A promoção, somada ao casamento que se aproximava, era motivo suficiente para uma grande comemoração. Pessoas foram ligando pra pessoas e, de repente, o happy hour da sexta havia se transformado numa grande festa, acabava de ganhar uma despedida de solteira.

- Alô.

- Querido, estou ligando pra desmarcar nosso jantar. Fui promovida. Depois te conto os detalhes. O pessoal aqui do escritório vai aproveitar a deixa e fazer uma despedida de solteira.

- E eu não vou ser convidado pra comemorar sua promoção?

- Você é o noivo. Não pode ir a minha despedida de solteira.

- Que bobagem, querida. Coisa mais provinciana.

- Comemoramos minha promoção de outra forma, só nós dois, ok?

- Hummm, agora sim, o argumento foi convincente o bastante. Amanhã?

- Amanhã.

- Espera um pouco. Casamos na semana que vem, você vai até ter uma despedida de solteira. Mas você não disse sim.

- Como assim?

- Eu te pedi em casamento, você pediu um tempo e semanas depois falou que aceitava minha proposta. Nunca disse "Sim, eu caso."

- E depois eu que sou provinciana... rs.

- Eu sou um homem romântico, é isso.

- Façamos o seguinte, amanhã você faz denovo o pedido e eu respondo como manda o figurino, está certo?

- Combinado.

- Preciso ir. Até amanhã, querido.

- Amo você.

- Eu também.

O lugar escolhido foi uma boate próxima a sua casa. Ótima escolha, assim deu tempo de passar em casa, tomar um banho e deixar o carro. Seria mesmo mais prudente ir de táxi.

Chegou no lugar combinado, já tinha ido lá algumas vezes. No primeiro piso havia um bar onde o pessoal dos escritórios próximos ia pro happy hour. Estava lotado, muitas pessoas conhecidas. Como haviam avisado tanta gente tão rápido? Não importa. Estavam todos ali, ela estava ali, por um único motivo: comemorar.

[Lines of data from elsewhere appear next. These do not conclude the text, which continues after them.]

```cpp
template <typename K, typename DIG, int BITS>
__global__ __launch_bounds__(SORT_BLOCK) void k_radix_hist(const K *__restrict__ keys, const uint32_t *__restrict__ vals,
                                                           uint64_t n, uint64_t tile, DIG dig,
                                                           uint32_t *__restrict__ block_hist, uint32_t n_blocks) {
    constexpr uint32_t RADIX_T = 1u << BITS;
    __shared__ uint32_t h[RADIX_T];
    if (threadIdx.x < RADIX_T) h[threadIdx.x] = 0;
    __syncthreads();
    const uint64_t lo = (uint64_t)blockIdx.x * tile;
    const uint64_t hi = lo + tile < n ? lo + tile : n;
    for (uint64_t i = lo + threadIdx.x; i < hi; i += SORT_BLOCK) atomicAdd(&h[dig(keys[i], vals ? vals[i] : 0u)], 1u);
    __syncthreads();
    if (threadIdx.x < RADIX_T) block_hist[(uint64_t)threadIdx.x * n_blocks + blockIdx.x] = h[threadIdx.x];
}

__global__ __launch_bounds__(256) void k_scan_digits(uint32_t *__restrict__ block_hist, uint32_t n_blocks,
                                                     uint32_t *__restrict__ digit_totals) {
    __shared__ uint32_t lds[8];
    uint32_t *row = block_hist + (uint64_t)blockIdx.x * n_blocks;
    uint32_t carry = 0;
    for (uint32_t base = 0; base < n_blocks; base += 256) {
        const uint32_t i = base + threadIdx.x;
        const uint32_t v = i < n_blocks ? row[i] : 0u;
        uint32_t tot;
        const uint32_t pre = block_excl_scan_256(v, lds, &tot);
        if (i < n_blocks) row[i] = carry + pre;
        carry += tot;
    }
    if (threadIdx.x == 0) digit_totals[blockIdx.x] = carry;
}

#ifdef SORT_PHASE_TIMING
__device__ unsigned long long g_sort_phase[16];
#define SORT_PH(i)                                                          \
    do {                                                                    \
        if (tid == 0) {                                                     \
            const unsigned long long t_ = __builtin_readcyclecounter();     \
            atomicAdd(&g_sort_phase[i], t_ - ph_t);                         \
            ph_t = t_;                                                      \
        }                                                                   \
// ... 1156 lines not shown
```

Measured before the change: 17380.

## Fuse block-offset scan into compaction write kernels and retune small scan

The compaction, run-length and molecule-table write kernels no longer depend on a separate single-block scan launch. Each block now computes its own base offset by summing the preceding block counts with vectorized loads and a block reduction, and the last block writes the total. This removes one or two serial single-block kernel launches per compaction, at the cost of redundant quadratic-ish reads of the counts array across blocks. The standalone small scan is also reshaped to 256 threads with 4 items per thread.

```diff
diff --git a/cellranger_amd/csrc/dedup.hip b/cellranger_amd/csrc/dedup.hip
--- a/cellranger_amd/csrc/dedup.hip
+++ b/cellranger_amd/csrc/dedup.hip
@@ -618,6 +618,26 @@
 #define CP_ROUND (CP_BLOCK * CP_ITEMS)
 #define CP_WAVES (CP_BLOCK / 64)
 
+__device__ __forceinline__ uint32_t cp_block_base(const uint32_t *__restrict__ counts, uint32_t b) {
+    __shared__ uint32_t part[CP_WAVES];
+    uint32_t s = 0;
+    const uint32_t nq = b >> 2;
+    for (uint32_t q = threadIdx.x; q < nq; q += CP_BLOCK) {
+        const uint4 v = reinterpret_cast<const uint4 *>(counts)[q];
+        s += v.x + v.y + v.z + v.w;
+    }
+    if (threadIdx.x < (b & 3u)) s += counts[(nq << 2) + threadIdx.x];
+#pragma unroll
+    for (int d = 32; d >= 1; d >>= 1) s += __shfl_xor(s, d);
+    if ((threadIdx.x & 63u) == 0) part[threadIdx.x >> 6] = s;
+    __syncthreads();
+    uint32_t t = 0;
+#pragma unroll
+    for (int w = 0; w < CP_WAVES; w++) t += part[w];
+    __syncthreads();
+    return t;
+}
+
 template <typename Flag>
 __global__ __launch_bounds__(CP_BLOCK) void k_cp_count(Flag flag, uint64_t n, uint64_t tile, uint32_t *__restrict__ block_counts) {
     __shared__ uint32_t ws[CP_WAVES];
@@ -650,13 +670,13 @@
 
 template <typename Flag, typename Emit>
 __global__ __launch_bounds__(CP_BLOCK) void k_cp_write(Flag flag, Emit emit, uint64_t n, uint64_t tile,
-                                                       const uint32_t *__restrict__ block_offs) {
+                                                       const uint32_t *__restrict__ block_counts, uint32_t *__restrict__ total_out) {
     __shared__ uint32_t ws[CP_ITEMS * CP_WAVES];
     __shared__ uint32_t round_total;
     const uint32_t lane = threadIdx.x & 63u, wave = threadIdx.x >> 6;
     const uint64_t lo = (uint64_t)blockIdx.x * tile;
     const uint64_t hi = lo + tile < n ? lo + tile : n;
-    uint32_t run = block_offs[blockIdx.x];
+    uint32_t run = cp_block_base(block_counts, blockIdx.x);
     for (uint64_t base = lo; base < hi; base += CP_ROUND) {
         bool f[CP_ITEMS];
         typename Emit::Pre pre[CP_ITEMS];
@@ -696,6 +716,7 @@
         run += round_total;
         __syncthreads();
     }
+    if (blockIdx.x == gridDim.x - 1 && threadIdx.x == 0) *total_out = run;
 }
 
 static uint32_t cp_blocks(uint64_t n, uint64_t *tile_out) {
@@ -715,8 +736,7 @@
     uint64_t tile;
     const uint32_t nb = cp_blocks(n, &tile);
     hipLaunchKernelGGL(k_cp_count<Flag>, dim3(nb), dim3(CP_BLOCK), 0, ctx->stream, flag, n, tile, d_block);
-    CR_TRY(cr_scan_small(ctx, d_block, nb, d_total_out));
-    hipLaunchKernelGGL((k_cp_write<Flag, Emit>), dim3(nb), dim3(CP_BLOCK), 0, ctx->stream, flag, emit, n, tile, d_block);
+    hipLaunchKernelGGL((k_cp_write<Flag, Emit>), dim3(nb), dim3(CP_BLOCK), 0, ctx->stream, flag, emit, n, tile, d_block, d_total_out);
     CR_HIP(ctx, hipGetLastError());
     return CRGPU_OK;
 }
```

Algumas horas e muitas margueritas depois, ela começou a se sentir tonta, sufocada. À essa altura, as vozes já estavam muito altas, a pouca luz a fazia sentir ainda mais desorientada, o ouvido "zumbia", a cabeça girava. Precisava sair dali. Precisava respirar.

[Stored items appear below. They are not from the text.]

template <typename T, int TK, int TC>
__global__ __launch_bounds__(256) void conv_wgrad_kernel(WgradArgs a) {
    extern __shared__ __attribute__((aligned(16))) unsigned char smem[];
    constexpr int PK = TK * (int)sizeof(T), PC = TC * (int)sizeof(T);
    constexpr int STAGE = WG_BP * (PK + PC);
    constexpr int CPR_K = PK / 16, CPR_C = PC / 16;
    constexpr int LK = WG_BP * CPR_K / 256, LC = WG_BP * CPR_C / 256;
    constexpr int WTK = TK / 2, WTC = TC / 2, FK = WTK / 16, FC = WTC / 16;

    const int tid = threadIdx.x, lane = tid & 63, wave = tid >> 6;
    const int wk = wave & 1, wc = wave >> 1;

    const int RS = a.RS;
    const int per_slice = RS * a.tiles_k * a.tiles_c;
    const int L = xcd_linear(a.nsplit * per_slice);
    if (L < 0) return;
    const int slice = L / per_slice;
    int rem = L - slice * per_slice;
    const int tap = rem % RS;
    rem /= RS;
    const int kt = rem % a.tiles_k, ct = rem / a.tiles_k;
    const int k0 = kt * TK, c0 = ct * TC;

    const int m_begin = slice * a.chunk;
    const int m_end = min(a.M, m_begin + a.chunk);
    const int nst = (m_end - m_begin + WG_BP - 1) / WG_BP;

    const __amdgpu_buffer_rsrc_t rdy = __builtin_amdgcn_make_buffer_rsrc((void*)a.dy, 0, a.dy_bytes, 0x00020000);
    const __amdgpu_buffer_rsrc_t rx = __builtin_amdgcn_make_buffer_rsrc((void*)a.x, 0, a.x_bytes, 0x00020000);
    const int esz = (int)sizeof(T);
    const int tap_delta = a.delta[tap] + c0 * esz;
    int dy_off[LK];
#pragma unroll
    for (int i = 0; i < LK; ++i) {
        const int idx = tid + 256 * i;
        const int row = idx / CPR_K, pc = idx % CPR_K;
        const int ch = (((pc >> 1) ^ wg_swz<PK>(row)) << 1) | (pc & 1);
        dy_off[i] = (m_begin + row) * (a.K * esz) + k0 * esz + ch * 16;
    }
    int x_ch[LC];
    bool x_hi[LC];
#pragma unroll
    for (int i = 0; i < LC; ++i) {
        const int idx = tid + 256 * i;
        const int row = idx / CPR_C, pc = idx % CPR_C;
        const int lc = (((pc >> 1) ^ wg_swz<PC>(row)) << 1) | (pc & 1);
        x_hi[i] = a.split && lc >= CPR_C / 2;
        x_ch[i] = (x_hi[i] ? lc - CPR_C / 2 : lc) * 16;
    }
    const int tap_delta_hi = a.delta_hi[tap];
    GatherEntry ent[LC];
#pragma unroll
    for (int i = 0; i < LC; ++i) {
        const int idx = tid + 256 * i;
        const int m = m_begin + idx / CPR_C;
        ent[i].off0 = 0;
        ent[i].mask = 0;
        if (m < m_end) ent[i] = a.table[m];
    }
    int ld_m = m_begin;
    const int wbase = (tid >> 6) * 64 * 16;

    auto load_stage = [&](int buf) {
        unsigned char* Ks = smem + buf * STAGE;
        unsigned char* Cs = Ks + WG_BP * PK;
#pragma unroll
        for (int i = 0; i < LK; ++i) {
            const int idx = tid + 256 * i;
            const int m = ld_m + idx / CPR_K;
            wg_dma16(rdy, Ks + 256 * 16 * i + wbase, m < m_end ? dy_off[i] : (int)0x80000000);
            dy_off[i] += WG_BP * a.K * esz;
        }
#pragma unroll
        for (int i = 0; i < LC; ++i) {
            const int v = ((ent[i].mask >> tap) & 1u) ? ent[i].off0 + (x_hi[i] ? tap_delta_hi : tap_delta) + x_ch[i]
                                                      : (int)0x80000000;
            wg_dma16(rx, Cs + 256 * 16 * i + wbase, v);
        }
        ld_m += WG_BP;
#pragma unroll
        for (int i = 0; i < LC; ++i) {
            const int idx = tid + 256 * i;
            const int m = ld_m + idx / CPR_C;
            GatherEntry e;
            e.off0 = 0;
            e.mask = 0;
            if (m < m_end) e = a.table[m];
            ent[i] = e;
        }
    };

    f32x4_t acc[FK][FC];
#pragma unroll
    for (int i = 0; i < FK; ++i)
#pragma unroll
        for (int jj = 0; jj < FC; ++jj) acc[i][jj] = f32x4_t{0.f, 0.f, 0.f, 0.f};

    const int g = lane >> 4, li = lane & 15;

    const unsigned smem_base = (unsigned)(uintptr_t)(const __attribute__((address_space(3))) unsigned char*)smem;
#ifdef GDL_TIMING
    unsigned long long t_entry = __builtin_amdgcn_s_memtime(), t_wait = 0, t_comp = 0, t_issue = 0, t_a, t_b;
#endif
    if (nst > 0) load_stage(0);
#ifdef GDL_TIMING
    unsigned long long t_first = __builtin_amdgcn_s_memtime();
#endif
    for (int st = 0; st < nst; ++st) {
        const int buf = st & 1;
#ifdef GDL_TIMING
        t_a = __builtin_amdgcn_s_memtime();
#endif
        asm volatile("s_waitcnt vmcnt(0)" ::: "memory");
        __builtin_amdgcn_s_barrier();
        asm volatile("" ::: "memory");
#ifdef GDL_TIMING
        t_b = __builtin_amdgcn_s_memtime();
        t_wait += t_b - t_a;
#endif
        if (st + 1 < nst) load_stage(buf ^ 1);
#ifdef GDL_TIMING
        t_a = __builtin_amdgcn_s_memtime();
        t_issue += t_a - t_b;
#endif
        const unsigned Ks = smem_base + buf * STAGE;
        const unsigned Cs = Ks + WG_BP * PK;
        if (sizeof(T) == 2) {
#pragma unroll
            for (int ks = 0; ks < WG_BP / 32; ++ks) {
                uint2 alo[FK], ahi[FK], blo[FC], bhi[FC];
#pragma unroll
                for (int h = 0; h < 2; ++h) {
                    const int row = ks * 32 + g * 8 + h * 4 + (li >> 2);
#pragma unroll
                    for (int i = 0; i < FK; ++i) {
                        const int chb = (wk * WTK + i * 16 + (li & 3) * 4) * 2;
                        const int addr = row * PK + ((((chb >> 5) ^ wg_swz<PK>(row)) << 5) | (chb & 31));
                        if (h == 0)
                            alo[i] = lds_tr16_asm(Ks + addr);
                        else
                            ahi[i] = lds_tr16_asm(Ks + addr);
                    }
#pragma unroll
                    for (int jj = 0; jj < FC; ++jj) {
                        const int chb = (wc * WTC + jj * 16 + (li & 3) * 4) * 2;
                        const int addr = row * PC + ((((chb >> 5) ^ wg_swz<PC>(row)) << 5) | (chb & 31));
                        if (h == 0)
                            blo[jj] = lds_tr16_asm(Cs + addr);
                        else
                            bhi[jj] = lds_tr16_asm(Cs + addr);
                    }
                }
                wg_lds_wait();
#pragma unroll
                for (int i = 0; i < FK; ++i) {
                    const uint4 fa = make_uint4(alo[i].x, alo[i].y, ahi[i].x, ahi[i].y);
#pragma unroll
                    for (int jj = 0; jj < FC; ++jj) {
                        const uint4 fb = make_uint4(blo[jj].x, blo[jj].y, bhi[jj].x, bhi[jj].y);
                        acc[i][jj] = __builtin_amdgcn_mfma_f32_16x16x32_bf16(__builtin_bit_cast(bf16x8_t, fa),
                                                                           __builtin_bit_cast(bf16x8_t, fb), acc[i][jj], 0,
                                                                           0, 0);
                    }
                }
            }
        } else {
#pragma unroll 4
            for (int ks = 0; ks < WG_BP / 4; ++ks) {
                const int row = ks * 4 + g;
                float fa[FK], fb[FC];
#pragma unroll
                for (int i = 0; i < FK; ++i) {
                    const int chb = (wk * WTK + i * 16 + li) * 4;
                    fa[i] = lds_read_f32_asm(Ks + row * PK + ((((chb >> 5) ^ wg_swz<PK>(row)) << 5) | (chb & 31)));
                }
#pragma unroll
                for (int jj = 0; jj < FC; ++jj) {
                    const int chb = (wc * WTC + jj * 16 + li) * 4;
                    fb[jj] = lds_read_f32_asm(Cs + row * PC + ((((chb >> 5) ^ wg_swz<PC>(row)) << 5) | (chb & 31)));
                }
                wg_lds_wait();
#pragma unroll
                for (int i = 0; i < FK; ++i)
#pragma unroll
                    for (int jj = 0; jj < FC; ++jj)
                        acc[i][jj] = __builtin_amdgcn_mfma_f32_16x16x4f32(fa[i], fb[jj], acc[i][jj], 0, 0, 0);
            }
        }
    }
#ifdef GDL_TIMING
    unsigned long long t_loop_end = __builtin_amdgcn_s_memtime();
    t_comp = (t_loop_end - t_first) - t_wait - t_issue;
#endif
    float* part = a.partial + (size_t)slice * a.K * RS * a.C;
#pragma unroll
    for (int i = 0; i < FK; ++i)
#pragma unroll
        for (int jj = 0; jj < FC; ++jj) {
            const int c = c0 + wc * WTC + jj * 16 + li;
#pragma unroll
            for (int e = 0; e < 4; ++e) {
                const int k = k0 + wk * WTK + i * 16 + g * 4 + e;
                part[((size_t)k * RS + tap) * a.C + c] = acc[i][jj][e];
            }
        }
#ifdef GDL_TIMING
    if (a.dbg && tid == 0) {
        unsigned long long* d = a.dbg + (size_t)blockIdx.x * 8;
        d[0] = t_entry;
        d[1] = t_first - t_entry;
        d[2] = t_wait;
        d[3] = t_issue;
        d[4] = t_comp;
        d[5] = __builtin_amdgcn_s_memtime() - t_loop_end;
        d[6] = nst;
    }
#endif
}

O ar frio do início da madrugada foi como um abraço aberto que vai se distanciando, te fazendo caminhar em busca de um pouco de alento. Quando se deu conta, já estava há uns quinhentos metros da boate. Era perigoso andar sozinha a uma hora daquelas. O mais certo era voltar. Continuou caminhando. De repente, uma sensação de liberdade a invadiu. Ela se sentia estranhamente feliz. Sorriu. A primeira lágrima rolou enquanto seus lábios ainda estavam abertos. Sentiu o gosto da lágrima.

Por um segundo, teve um lampejo de lucidez. Aquela lucidez brutal, implacável, reveladora. Uma lucidez que só os loucos, as crianças e os bêbados podem alcançar. As lágrimas agora rolavam feito torrente. Ela estava sozinha no meio da rua, era tarde, estar ali era perigoso e solitário. Ainda assim se sentia inteira, em casa, à vontade, como há muito tempo não se sentia. Era duro, cruel até. Mas aquele era mesmo o único lar que conhecera. O incerto, o perigo, a solidão.

A verdade é que aquela coisa toda de preparativos de casamento, escolha de vestido, padrinhos, enfeites, aquilo não tinha nada a ver com ela. Viver tudo aquilo era como sonhar. Pode até ser agradável, quase real, mas, bem no fundo, você sabe que é só fantasia, sabe que uma hora ou outra você vai acordar. Ela havia acabado de acordar. Um som. O despertador? Não, uma buzina.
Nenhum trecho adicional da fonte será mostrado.